▶ What needs to be done
From the listing below, extract every line in which the word "include" appears.

▶ Supplied records
Start of Block

## Write weight gradients directly in parameter layout for small-pixel wgrad layers

Adds a wgrad mode whose epilogue stores accumulators straight into the PyTorch [out,in,4,4] fp32 parameter layout. For layers with few output pixels, this replaces the zero-fill, the split-K accumulation and the separate wgrad_finish transpose. In that mode the grid is one CTA per tile with no split-K, and mb drops to 1 when enough SMs are free. This removes extra kernels and memory passes on the small bottleneck layers, but gives up split-K parallelism there. It also adds some profiling printf changes behind a compile flag.

```diff
diff --git a/include/pai_b200.h b/include/pai_b200.h
--- a/include/pai_b200.h
+++ b/include/pai_b200.h
@@ -42,6 +42,10 @@
                       int stride, float* dw, int splitk, void* stream);
 int pai_convT4x4s2_wgrad(const void* x, int n, int h, int w, int cin, int x_ld, const void* gy, int cout, int gy_ld,
                          float* dw, int splitk, void* stream);
+int pai_conv4x4_wgrad_param(const void* x, int n, int h, int w, int cin, int x_ld, const void* gy, int cout, int gy_ld,
+                            int stride, float* grad, void* stream);
+int pai_convT4x4s2_wgrad_param(const void* x, int n, int h, int w, int cin, int x_ld, const void* gy, int cout,
+                               int gy_ld, float* grad, void* stream);
 
 int pai_ssim_psnr_fwd(const void* pred, const void* target, int dtype, int n, int h, int w, int denormalize,
                       float* ssim_sum, float* band_sum, float* sse, float* full_map, void* stream);
diff --git a/thesis-pai-reconstruction_b200/csrc/igemm.cu b/thesis-pai-reconstruction_b200/csrc/igemm.cu
--- a/thesis-pai-reconstruction_b200/csrc/igemm.cu
+++ b/thesis-pai-reconstruction_b200/csrc/igemm.cu
@@ -33,6 +33,9 @@
 igemm_fprop_kernel(const __grid_constant__ CUtensorMap tm_a, const __grid_constant__ CUtensorMap tm_b,
                    const __grid_constant__ IgemmOutMaps om, const IgemmFpropParams p) {
     pdl_launch_dependents();
+#ifdef PAI_PROFILE_ROLES
+    const long long t_launch = clock64();
+#endif
     extern __shared__ uint8_t smem_raw[];
     __shared__ PipeSmem ps;
     __shared__ __align__(1024) uint4 stage_buf[8][32 * 8];
@@ -87,6 +90,9 @@
     tc_fence_after();
     const uint32_t tmem_base = ps.tmem_base;
     pdl_wait();
+#ifdef PAI_PROFILE_ROLES
+    const long long t_ready = clock64();
+#endif
 
     long long prof_wait = 0, prof_wait2 = 0, prof_total = 0, prof_fence = 0, prof_issue = 0, prof_commit = 0;
     (void)prof_wait, (void)prof_wait2, (void)prof_total, (void)prof_fence, (void)prof_issue, (void)prof_commit;
@@ -531,7 +537,9 @@
         if (lane == 0) bulk_wait_group0();
 #ifdef PAI_PROFILE_ROLES
         if (blockIdx.x == 0 && threadIdx.x == 128)
-            printf("[roles] epilogue warp 4: waiting for a full accumulator %lld cyc, working %lld cyc over %d tiles\n", prof_wait, prof_total, it);
+            printf("[roles] epilogue warp 4: prologue (launch to pdl_wait done) %lld cyc, waiting for a full accumulator %lld cyc, "
+                   "working %lld cyc over %d tiles (split-K %d), exit after %lld cyc\n",
+                   t_ready - t_launch, prof_wait, prof_total, it, p.splitk, clock64() - t_launch);
 #endif
     }
     tc_fence_before();
@@ -545,6 +553,14 @@
             tmem_dealloc_pair(tmem_base, 2 * acc_cols);
         else
             tmem_dealloc(tmem_base, 2 * acc_cols);
+    }
+}
+
+__device__ __forceinline__ void wgrad_block(const IgemmWgradParams& p, int blk, int& tap, int& cb) {
+    if (p.param_layout) {
+        tap = blk & 15, cb = blk >> 4;
+    } else {
+        tap = blk / p.cs_blocks, cb = blk - tap * p.cs_blocks;
     }
 }
 
@@ -611,7 +627,8 @@
                 for (int i = 0; i < 2 * mb; ++i)
                     tma_load_5d(sa + i * blk_bytes, &tm_u, &ps.full[stage], cu0 + i * 64, w0, 0, h0, n0);
                 for (int nb = 0; nb < nbt; ++nb) {
-                    const int blk = ng * nbt + nb, tap = blk / p.cs_blocks, cb = blk - tap * p.cs_blocks;
+                    int tap, cb;
+                    wgrad_block(p, ng * nbt + nb, tap, cb);
                     tma_load_5d(sb + nb * blk_bytes, &tm_s, &ps.full[stage], p.tap_c[tap] + cb * 64, w0 + p.tap_w[tap],
                                 p.tap_p[tap], h0 + p.tap_h[tap], n0);
                 }
@@ -672,8 +689,30 @@
             for (int a = 0; a < mb; ++a) {
                 const int row = cu0 + a * 128 + r;
                 const bool row_ok = row < p.cu;
+                if (p.param_layout) {
+                    int tap0, cb;
+                    wgrad_block(p, ng * nbt, tap0, cb);
+                    float* o = p.out + ((size_t)row * p.cs + cb * 64) * 16 + tap0;
+                    for (int c = 0; c < 64; c += 16) {
+                        uint32_t v[4][16];
+                        __syncwarp();
+#pragma unroll
+                        for (int nb = 0; nb < 4; ++nb)
+                            tmem_ld_16(tmem_base + ((uint32_t)(q * 32) << 16) + (uint32_t)(a * 256 + nb * 64 + c), v[nb]);
+                        tmem_ld_wait();
+                        if (row_ok) {
+#pragma unroll
+                            for (int j = 0; j < 16; ++j)
+                                *reinterpret_cast<float4*>(o + (size_t)(c + j) * 16) =
+                                    make_float4(__uint_as_float(v[0][j]), __uint_as_float(v[1][j]),
+                                                __uint_as_float(v[2][j]), __uint_as_float(v[3][j]));
+                        }
+                    }
+                    continue;
+                }
                 for (int nb = 0; nb < nbt; ++nb) {
-                    const int blk = ng * nbt + nb, tap = blk / p.cs_blocks, cb = blk - tap * p.cs_blocks;
+                    int tap, cb;
+                    wgrad_block(p, ng * nbt + nb, tap, cb);
                     float* o = p.out + ((size_t)tap * p.cu + row) * (size_t)p.cs + cb * 64;
 #pragma unroll
                     for (int c = 0; c < 64; c += 16) {
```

End of Block

▶ Problem solution
diff --git a/include/pai_b200.h b/include/pai_b200.h
--- a/include/pai_b200.h
+++ b/include/pai_b200.h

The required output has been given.